The big 4 of marketing offers
Memorable marketing offers fire on all (4) cylinders. After spending nearly 35 years crafting successful offers for megabrands and emerging companies in the B2C and B2B spaces, we’ve identified the best way to create a compelling marketing offer. Best results come when marketers closely evaluate how they’re delivering on these 4 critical things. Sync them all together to make good marketing offer great, from lead gen to advocacy for your product or service:
- Mechanics
- Structure of the Offer
- Psychological triggers
- Creative presentation
Marketing offers that fail
Assuming that they receive an appropriate amount of traffic through social media marketing, email marketing, and other traffic drivers, a marketing offer typically fails because it unsuccessfully aligned to at least one of these 4 pillars. Once you understand these 4 areas, identifying where the offer fell short is easy.
The role of mechanics in marketing offers
Mechanics describes how the offer “works”. For example, if you decide to run a game of chance at the top of the funnel (TOFU) to drive engagement and capture interest from potential customers, you need to decide what kind of game you want to create. What kind of entry forms or mechanics will you use? Will it be a random draw sweepstakes? A game that delivers greater engagement? Or a contest that can require purchase, and the entries are all judged? Same prizes, mostly same budget, but the mechanics are very different.
Even where you direct your website visitor matters. Can you use a vanity URL, create something easy to remember, or add a QR code for convenience? What else will your new visitors see when they visit your post or landing page? Do your offer mechanics make the next step clear and logical? Thinking through exactly how your customer or prospect will engage with your offer helps ensure that you’ve made it easy for your prospects to continue their customer journey.
The best offers make the customer experience enjoyable
Complexity kills action. Choose mechanics for your offer that make the customer experience enjoyable and, most importantly, frictionless.
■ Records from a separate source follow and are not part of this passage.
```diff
+            uint32_t far_i = prev_i, back_i = 0, back0 = 0, back1 = 0, back2 = 0, back3 = 0;
+            int64_t c = (int64_t)r0 + kWave - 2;
+            for (bool walking = true; walking; ) {
+                back_i = far_i;
+                far_i = S[(page_base >= 2u * (uint32_t)kWave ? page_base - 2u * (uint32_t)kWave : 0u) + (uint32_t)lane];
+                request16(back_i, back0, back1, back2, back3);
+                for (; c >= (int64_t)page_base; c--) {
+                    const int at = (int)(c - (int64_t)page_base);
+                    const uint32_t pc = (uint32_t)__builtin_amdgcn_readlane((int)page, at);
+                    const bool below = (int64_t)r > c;
+                    const uint32_t d = i - pc;
+                    if (below && d > reach) { done = true; }
+                    if (__ballot(!done) == 0) { walking = false; break; }
+                    const uint32_t c0 = (uint32_t)__builtin_amdgcn_readlane((int)pb0, at);
+                    if ((c0 & 0x00FFFFFFu) != key0) { walking = false; break; }
+                    const uint32_t c1 = (uint32_t)__builtin_amdgcn_readlane((int)pb1, at);
+                    const uint32_t c2 = (uint32_t)__builtin_amdgcn_readlane((int)pb2, at);
+                    const uint32_t c3 = (uint32_t)__builtin_amdgcn_readlane((int)pb3, at);
+                    const uint32_t x0 = own0 ^ c0, x1 = own1 ^ c1, x2 = own2 ^ c2, x3 = own3 ^ c3;
+                    uint32_t len = x0 != 0 ? ((uint32_t)__builtin_ctz(x0) >> 3)
+                                 : x1 != 0 ? 4u + ((uint32_t)__builtin_ctz(x1) >> 3)
+                                 : x2 != 0 ? 8u + ((uint32_t)__builtin_ctz(x2) >> 3)
+                                 : x3 != 0 ? 12u + ((uint32_t)__builtin_ctz(x3) >> 3) : 16u;
+                    const bool want = below && !done;
+                    if (want && len == 16u && cap > 16u) {
+                        deferred = true;
+                        resume = (uint32_t)c + 1u;
+                        done = true;
+                    } else {
+                        if (len > cap) { len = cap; }
+                        if (want && len > best) {
+                            best = len; dist = d;
+                            if (best >= cap) { done = true; }
+                        }
                     }
-                }
-                if (__builtin_popcountll(__ballot(deferred)) >= kSharedGiveUp) {
-                    if (!done) {
-                        deferred = true;
-                        resume = below ? (uint32_t)c : r;
-                        done = true;
+                    if (__builtin_popcountll(__ballot(deferred)) >= kSharedGiveUp) {
+                        if (!done) {
+                            deferred = true;
+                            resume = below ? (uint32_t)c : r;
+                            done = true;
+                        }
+                        walking = false;
+                        break;
                     }
-                    break;
-                }
-            }
+                }
+                if (!walking || page_base == 0) { break; }
+                page_base -= (uint32_t)kWave;
+                page = back_i; pb0 = back0; pb1 = back1; pb2 = back2; pb3 = back3;
+                settle16(page, pb0, pb1, pb2, pb3);
+            }
+            landed(far_i, back0, back1, back2, back3);
+#ifdef SQZ_STATS
+            sec.whole++;
+#endif
+            MATCH_SEC(sec, 4)
             if (deferred) { walk(resume); }
-            M[i] = best >= (uint32_t)kLenMin ? ((best << 16) | dist) : (key & 0xFFu);
-            prev_i = i; prev0 = own0; prev1 = own1; prev2 = own2; prev3 = own3;
-            continue;
+            MATCH_SEC(sec, 3)
+            return best >= (uint32_t)kLenMin ? ((best << 16) | dist) : (key & 0xFFu);
         }
         bool done = !valid;
         bool later = false;
@@ -452,8 +501,7 @@
             uint32_t pc = (uint32_t)__builtin_amdgcn_ds_bpermute(addr, (int)i);
             uint32_t c0 = (uint32_t)__builtin_amdgcn_ds_bpermute(addr, (int)own0);
             uint32_t c1 = (uint32_t)__builtin_amdgcn_ds_bpermute(addr, (int)own1);
-            const bool back = __ballot(!done && !in_cur) != 0;
-            if (back) {
+            if (__ballot(!done && !in_cur) != 0) {
                 const uint32_t qc = (uint32_t)__builtin_amdgcn_ds_bpermute(addr, (int)prev_i);
                 const uint32_t q0 = (uint32_t)__builtin_amdgcn_ds_bpermute(addr, (int)prev0);
                 const uint32_t q1 = (uint32_t)__builtin_amdgcn_ds_bpermute(addr, (int)prev1);
@@ -467,7 +515,7 @@
             if (__ballot(!done && len == 8u && cap > 8u) != 0) {
                 uint32_t c2 = (uint32_t)__builtin_amdgcn_ds_bpermute(addr, (int)own2);
                 uint32_t c3 = (uint32_t)__builtin_amdgcn_ds_bpermute(addr, (int)own3);
-                if (back) {
+                if (__ballot(!done && !in_cur) != 0) {
                     const uint32_t q2 = (uint32_t)__builtin_amdgcn_ds_bpermute(addr, (int)prev2);
                     const uint32_t q3 = (uint32_t)__builtin_amdgcn_ds_bpermute(addr, (int)prev3);
                     c2 = in_cur ? c2 : q2; c3 = in_cur ? c3 : q3;
@@ -496,10 +544,64 @@
                 }
             }
         }
+        MATCH_SEC(sec, 2)
         if (later) { walk(resume); }
-        if (valid) { M[i] = best >= (uint32_t)kLenMin ? ((best << 16) | dist) : (key & 0xFFu); }
+        MATCH_SEC(sec, 3)
+        return best >= (uint32_t)kLenMin ? ((best << 16) | dist) : (key & 0xFFu);
+    };
+    auto word_out = [&](bool valid, uint32_t i, uint32_t word) {
+        const uint32_t first_i = (uint32_t)__builtin_amdgcn_readlane((int)i, 0);
+        const uint32_t first_word = (uint32_t)__builtin_amdgcn_readlane((int)word, 0);
+        M[valid ? i : first_i] = valid ? word : first_word;
+        MATCH_SEC(sec, 5)
+    };
+    if (n < 16u) {
+        const bool valid = (uint32_t)lane < count;
+        const uint32_t i = valid ? S[lane] : 0u;
+        uint32_t w[4] = {0, 0, 0, 0};
+        if (valid) { for (uint32_t k = 0; k < 16 && i + k < n; k++) { w[k >> 2] |= (uint32_t)src[i + k] << (8 * (k & 3)); } }
+        word_out(valid, i, match_page(0u, valid, i, w[0], w[1], w[2], w[3], 0u, 0u, 0u, 0u, 0u));
+        return;
+    }
+    uint32_t prev_i = request_positions(page_lo > 0 ? page_lo - 1u : 0u), prev0, prev1, prev2, prev3;
+    uint32_t i = request_positions(page_lo);
+    uint32_t next_i = request_positions(page_lo + 1u);
+    MATCH_SEC_LOADS(sec, 0)
+    i = page_lo * (uint32_t)kWave + (uint32_t)lane < count ? i : 0u;
+    uint32_t own0, own1, own2, own3;
+    request16(prev_i, prev0, prev1, prev2, prev3);
+    request16(i, own0, own1, own2, own3);
+    settle16(prev_i, prev0, prev1, prev2, prev3);
+    for (uint32_t pg = page_lo; ; pg++) {
+        const bool has_next = pg + 1u < page_hi;
+        const bool valid = pg * (uint32_t)kWave + (uint32_t)lane < count;
+        const uint32_t far_i = request_positions(pg + 2u);
+        next_i = has_next && (pg + 1u) * (uint32_t)kWave + (uint32_t)lane < count ? next_i : 0u;
+        uint32_t next0, next1, next2, next3;
+        request16(next_i, next0, next1, next2, next3);
+        settle16(i, own0, own1, own2, own3);
+        if (!valid) { own0 = 0; own1 = 0; own2 = 0; own3 = 0; }
+#ifdef SQZ_STATS
+        sec.pages++;
+#endif
+        MATCH_SEC(sec, 1)
+        const uint32_t word = match_page(pg, valid, i, own0, own1, own2, own3, prev_i, prev0, prev1, prev2, prev3);
+        word_out(valid, i, word);
+        if (!has_next) { break; }
+        MATCH_SEC_LOADS(sec, 1)
         prev_i = i; prev0 = own0; prev1 = own1; prev2 = own2; prev3 = own3;
-    }
+        i = next_i; own0 = next0; own1 = next1; own2 = next2; own3 = next3;
+        next_i = far_i;
+    }
+#ifdef SQZ_STATS
+    if (lane == 0 && (wave_id == 0 || wave_id == waves / 2) && b == 1) {
+        printf("match block 1, wave %u: cycles %llu over %u pages (%u whole-run): positions %llu arrived %llu neighbours %llu "
+               "own_walk %llu shared_walk %llu store %llu\n",
+               wave_id, (unsigned long long)(sec.last - sec_begin), sec.pages, sec.whole, (unsigned long long)sec.t[0],
+               (unsigned long long)sec.t[1], (unsigned long long)sec.t[2], (unsigned long long)sec.t[3],
+               (unsigned long long)sec.t[4], (unsigned long long)sec.t[5]);
+    }
+#endif
 }
 
 constexpr int kChunk = 32;
```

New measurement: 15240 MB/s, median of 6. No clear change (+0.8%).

During the decade when we developed and executed national campaigns for Mattel, we often created GWP programs (gifts with purchase) to drive sales of specific brands or SKUs within a brand at a particular time of year. If the customer had to mail in for the reward, we used VERY CLEAR language about what they needed to do to get the reward shown, typically BUY, MAIL, RECEIVE. This clarity made it easy for the customers to understand how to participate and helped regularly boost sales during critical promotional periods.

Sound mechanics deliver on secondary goals
An undervalued benefit of sound marketing offer mechanics is how it can tackle secondary marketing objectives. Of course, no marketer has a single objective with any campaign. Instead, marketers build assets, website content, programs, events, campaigns, and more to address multiple objectives.
With well-thought-out mechanics, a marketing offer can address secondary objectives such as capturing prospect or customer feedback, gathering additional target audience intel for CRM, and deepening the brand relationship. For example, a legacy brand can use a trending technology like a digital scratcher game (instead of a traditional enter to win sweepstakes) to seem more relevant, relatable, and contemporary to site visitors while gathering useful first-party data. Same prizes, same theme, same distribution—but the digital scratcher mechanics make the marketing offer more engaging, fun, and modern.
Frictionless for customers, fruitful for marketers
While we always want to make it easy for customers to redeem an offer, often what’s EASIEST for the prospect is NOT BENEFICIAL to marketers. For example, it would be great for prospects to get immediate access to all your best resources. Yet, for your high-value information, you must first capture their contact information (like email address). Also, they may prefer a download link on the thank you page, but you might want to ensure that you didn’t get a fake email, so instead, you sent the report to everyone captured on your email list.
Find the balance
Savvy marketers find the balance between delivering the right offer through the perfect customer experience and marketing capabilities. Over the years, we’ve observed many digital marketing campaigns (in particular) where marketers create processes that best serve their needs while not considering the impact on their customers. Fortunately, we’ve stopped our clients from making those mistakes. The challenge with this approach is that it reduces engagement and doesn’t help build a brand relationship. Always remember that people work with brands they know, like, and trust.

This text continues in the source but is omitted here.